# Femmejolie llega a sus primeros 1000 posts!!



## irene.acler

*Enhorabuena, Femmejolie!! 

Te agradezco por toda la ayuda que me das en el forum Italiano-Español (pero también en muchos otros, incluso el forum Italiano-Inglés!!).

Tus aportaciones siempre son muy interesantes, y llenas de palabras y expresiones (coloquiales ) que me vienen de perillas!!





*


----------



## Cecilio

¡Enhorabuena, Femmejolie!

¡Forera excelente donde las haya!

No sé cuántas lenguas hablas pero lo que me deja apabullado es tu dominio del italiano.

Es un placer compartir estos foros con personas como tú.

¡Saludos desde Valencia!


----------



## lazarus1907

¡Enhorabuena, Femmejolie!


----------



## valy822

Grazie mille femmejolie per il tuo aiuto, per le tue utilissime spiegazioni e per la tua pazienza....CONGRATULAZIONI!!!!!
Adesso ci provo eh:
Muchas gracias femmejolie por tu ayuda, por tus muy útil  explicaciones y por tu pacienca...FELICITACIONES!!!


----------



## Víctor Pérez

Pretty Woman, cela fait une paye qu'on ne te voit pas chez les hispano-français!

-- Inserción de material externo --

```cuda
__device__ __forceinline__ void wgmma_rs_n64(float* d, const uint32_t* a, uint64_t b_desc, uint32_t accumulate) {
  asm volatile(
      "{\n\t.reg .pred p;\n\tsetp.ne.b32 p, %37, 0;\n\t"
      "wgmma.mma_async.sync.aligned.m64n64k16.f32.f16.f16 {%0, %1, %2, %3, %4, %5, %6, %7, %8, %9, %10, %11, %12, %13, %14, %15, %16, %17, %18, %19, %20, %21, %22, %23, %24, %25, %26, %27, %28, %29, %30, %31}, {%32, %33, %34, %35}, %36, p, 1, 1, 1;\n\t}"
      : "+f"(d[0]), "+f"(d[1]), "+f"(d[2]), "+f"(d[3]), "+f"(d[4]), "+f"(d[5]), "+f"(d[6]), "+f"(d[7]), "+f"(d[8]), "+f"(d[9]), "+f"(d[10]), "+f"(d[11]), "+f"(d[12]), "+f"(d[13]), "+f"(d[14]), "+f"(d[15]), "+f"(d[16]), "+f"(d[17]), "+f"(d[18]), "+f"(d[19]), "+f"(d[20]), "+f"(d[21]), "+f"(d[22]), "+f"(d[23]), "+f"(d[24]), "+f"(d[25]), "+f"(d[26]), "+f"(d[27]), "+f"(d[28]), "+f"(d[29]), "+f"(d[30]), "+f"(d[31])
      : "r"(a[0]), "r"(a[1]), "r"(a[2]), "r"(a[3]), "l"(b_desc), "r"(accumulate));
}


__device__ __forceinline__ float ex2(float x) {
  float y;
  asm("ex2.approx.ftz.f32 %0, %1;" : "=f"(y) : "f"(x));
  return y;
}
__device__ __forceinline__ float ex2_poly(float x) {
  x = fmaxf(x, -127.f);
  const float r = __fadd_rd(x, 12582912.f);
  const float f = x - (r - 12582912.f);
  float q = fmaf(f, 0.077119089663028717041015625f, 0.227564394474029541015625f);
  q = fmaf(q, f, 0.695146143436431884765625f);
  q = fmaf(q, f, 1.f);
  return __int_as_float(__float_as_int(q) + (__float_as_int(r) << 23));
}
__device__ __forceinline__ uint32_t pack_h2(float lo, float hi) {
  __half2 h = __floats2half2_rn(lo, hi);
  return *reinterpret_cast<uint32_t*>(&h);
}


}
}
```

Measured before the change: 1566.

## Stage GEGLU epilogue in swizzled shared memory and write out via TMA store

The GEGLU epilogue of the linear kernel now writes its fp16 outputs into a per-warpgroup swizzled shared-memory staging buffer instead of issuing scattered half2 global stores. One thread per warpgroup then issues 2D TMA bulk stores, with a separate output tensor map built at launch. The goal is fully coalesced, asynchronous output writes that overlap the next tile's mainloop. In exchange it uses extra shared memory (which may pressure stage counts), adds named-barrier syncs and proxy fences, and encodes a tensor map on the host at every launch.

```diff
diff --git a/distrifuser_b200/csrc/linear.cu b/distrifuser_b200/csrc/linear.cu
--- a/distrifuser_b200/csrc/linear.cu
+++ b/distrifuser_b200/csrc/linear.cu
@@ -16,14 +16,27 @@
 
 template <int BN> struct Stages { static constexpr int value = BN == 256 ? 4 : 5; };
 
-template <int BN>
+enum { EPI_PLAIN = 0, EPI_GEGLU = 1 };
+
+template <int BN> struct StoreBox {
+  static constexpr int cols = (BN / 2) % 64 == 0 ? 64 : 16;
+  static constexpr int row_bytes = cols * 2;
+};
+
+template <int EPI, int BN>
 struct __align__(1024) SmemT {
   __half a[Stages<BN>::value][BM * BK];
   __half b[Stages<BN>::value][BN * BK];
+  __half c[EPI == EPI_GEGLU ? BM * BN / 2 : 8];
   uint64_t full[Stages<BN>::value], empty[Stages<BN>::value];
 };
 
-enum { EPI_PLAIN = 0, EPI_GEGLU = 1 };
+template <int BN>
+__device__ __forceinline__ uint32_t staging_offset(int r, int c) {
+  constexpr int SW = StoreBox<BN>::cols, RB = StoreBox<BN>::row_bytes;
+  const uint32_t o = (uint32_t)((c / SW) * 64 * RB + r * RB + (c % SW) * 2);
+  return o ^ (((o >> 7) & (RB / 16 - 1)) << 4);
+}
 
 struct LinearArgs {
   const __half* bias;
@@ -63,11 +76,12 @@
 
 template <int EPI, int BN>
 __global__ void __launch_bounds__(NTHREADS, 1)
-linear_kernel(const __grid_constant__ CUtensorMap tm_a, const __grid_constant__ CUtensorMap tm_w, LinearArgs p) {
+linear_kernel(const __grid_constant__ CUtensorMap tm_a, const __grid_constant__ CUtensorMap tm_w,
+              const __grid_constant__ CUtensorMap tm_o, LinearArgs p) {
   static_assert(BN % 32 == 0 && BN <= 256 && (BN * BK * 2) % 1024 == 0, "tile shape");
   constexpr int STAGES = Stages<BN>::value;
   constexpr uint32_t B_BYTES = BN * BK * 2;
-  using Smem = SmemT<BN>;
+  using Smem = SmemT<EPI, BN>;
   extern __shared__ __align__(1024) uint8_t smem_raw[];
   Smem& sm = *reinterpret_cast<Smem*>(smem_raw);
   if ((smem_u32(smem_raw) & 1023u) != 0) __trap();
@@ -102,6 +116,8 @@
     const int wg = warp >> 2;
     const int c4 = lane & 3;
     const int rloc = wg * 64 + (warp & 3) * 16 + (lane >> 2);
+    const bool store_issuer = (threadIdx.x & 127) == 0;
+    uint8_t* staging = reinterpret_cast<uint8_t*>(sm.c) + wg * (64 * BN);
     uint32_t pub_epoch = 0;
     if (p.publish) pub_epoch = p.comm.clock[0];
     uint32_t stage = 0, phase = 0;
@@ -126,12 +142,12 @@
       wgmma_wait<0>();
       fence_regs<BN / 2>(acc);
       if (lane == 0) mbar_arrive(&sm.empty[prev]);
-#pragma unroll
-      for (int h = 0; h < 2; ++h) {
-        const int64_t grow = (int64_t)tm * BM + rloc + 8 * h;
-        if (grow >= p.M) continue;
-        if (EPI == EPI_GEGLU) {
-          __half* dst = p.out + grow * p.ldo + tn * (BN / 2);
+      if constexpr (EPI == EPI_GEGLU) {
+        if (store_issuer) bulk_wait_read_all();
+        named_bar_sync(1 + wg, 128);
+#pragma unroll
+        for (int h = 0; h < 2; ++h) {
+          const int r = rloc - wg * 64 + 8 * h;
 #pragma unroll
           for (int i = 0; i < BN / 16; ++i) {
             const int c = 8 * i + 2 * c4;
@@ -141,9 +157,24 @@
             const float* gv = acc + 4 * (i + BN / 16) + 2 * h;
             const float2 hf = __half22float2(__floats2half2_rn(hv[0] + bh.x, hv[1] + bh.y));
             const float2 gf = __half22float2(__floats2half2_rn(gv[0] + bg.x, gv[1] + bg.y));
-            *reinterpret_cast<__half2*>(dst + c) = __floats2half2_rn(hf.x * gelu_erf(gf.x), hf.y * gelu_erf(gf.y));
+            *reinterpret_cast<__half2*>(staging + staging_offset<BN>(r, c)) =
+                __floats2half2_rn(hf.x * gelu_erf(gf.x), hf.y * gelu_erf(gf.y));
           }
-        } else {
+        }
+        fence_proxy_async_smem();
+        named_bar_sync(1 + wg, 128);
+        if (store_issuer) {
+          constexpr int SW = StoreBox<BN>::cols;
+#pragma unroll
+          for (int b = 0; b < BN / 2 / SW; ++b)
+            tma_store_2d(&tm_o, staging + b * 64 * StoreBox<BN>::row_bytes, tn * (BN / 2) + b * SW, tm * BM + wg * 64);
+          bulk_commit();
+        }
+      } else {
+#pragma unroll
+        for (int h = 0; h < 2; ++h) {
+          const int64_t grow = (int64_t)tm * BM + rloc + 8 * h;
+          if (grow >= p.M) continue;
           const int col0 = tn * BN;
           __half* dst = p.out + grow * p.ldo + col0;
           const __half* res = p.residual ? p.residual + grow * p.ldr + col0 : nullptr;
@@ -167,33 +198,44 @@
         }
       }
     }
+    if (EPI == EPI_GEGLU && store_issuer) bulk_wait_all();
   }
   if (p.publish) signal_when_last(p.comm, &p.comm.tickets[p.idx], gridDim.x, p.idx, p.peer_mask, p.comm.clock[0]);
 }
 
-int make_map2d(CUtensorMap* m, const void* base, int64_t rows, int K, int64_t pitch, int box_rows) {
+int make_map2d(CUtensorMap* m, const void* base, int64_t rows, int cols, int64_t pitch, int box_cols, int box_rows,
+               CUtensorMapSwizzle swizzle) {
   EncodeTiledFn enc = tensor_map_encoder();
   DF_REQUIRE(enc != nullptr, "cuTensorMapEncodeTiled is not available from this driver");
-  cuuint64_t dims[2] = {(cuuint64_t)K, (cuuint64_t)rows};
+  cuuint64_t dims[2] = {(cuuint64_t)cols, (cuuint64_t)rows};
   cuuint64_t strides[1] = {(cuuint64_t)pitch * 2};
-  cuuint32_t box[2] = {BK, (cuuint32_t)box_rows};
+  cuuint32_t box[2] = {(cuuint32_t)box_cols, (cuuint32_t)box_rows};
   cuuint32_t estr[2] = {1, 1};
   CUresult r = enc(m, CU_TENSOR_MAP_DATA_TYPE_FLOAT16, 2, const_cast<void*>(base), dims, strides, box, estr,
-                   CU_TENSOR_MAP_INTERLEAVE_NONE, CU_TENSOR_MAP_SWIZZLE_128B, CU_TENSOR_MAP_L2_PROMOTION_L2_256B,
+                   CU_TENSOR_MAP_INTERLEAVE_NONE, swizzle, CU_TENSOR_MAP_L2_PROMOTION_L2_256B,
                    CU_TENSOR_MAP_FLOAT_OOB_FILL_NONE);
-  DF_REQUIRE(r == CUDA_SUCCESS, "cuTensorMapEncodeTiled failed (%d): base=%p rows=%lld K=%d pitch=%lld", (int)r, base,
-             (long long)rows, K, (long long)pitch);
+  DF_REQUIRE(r == CUDA_SUCCESS, "cuTensorMapEncodeTiled failed (%d): base=%p rows=%lld cols=%d pitch=%lld", (int)r, base,
+             (long long)rows, cols, (long long)pitch);
   return 0;
 }
 
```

Felicitaciones y ahora, ¡a por mil más!


----------



## Giannaclaudia

_Complimenti!_


----------



## saia

Simplemente me uno a los demás foreros para felicitarte por tus 1000 posts!!!


----------



## chics

¡ Felicidades, guapetona !​


----------



## danalto

*mil besos de roma!*​daniela


----------



## ROSANGELUS

Felicidades Jolie por tus mil aportes, un abrazo venezolano, espero seguir compartiendo mucho más...
Nos vemos
Rosa


----------



## Saoul

Congratulazioni, femmejolie. Leggere i tuoi post è sempre molto interessante e stimolante. Resto in attesa di leggere i prossimi mille. 

CONGRATULAZIONI, ancora.
Saoul


----------



## sabrinita85

Grande Femme!

Continua così maja!

Felicitaciones!


----------



## Dudu678

Mejor tarde que nunca... o dovrei dire meglio tardi che mai? 

Complimenti!


----------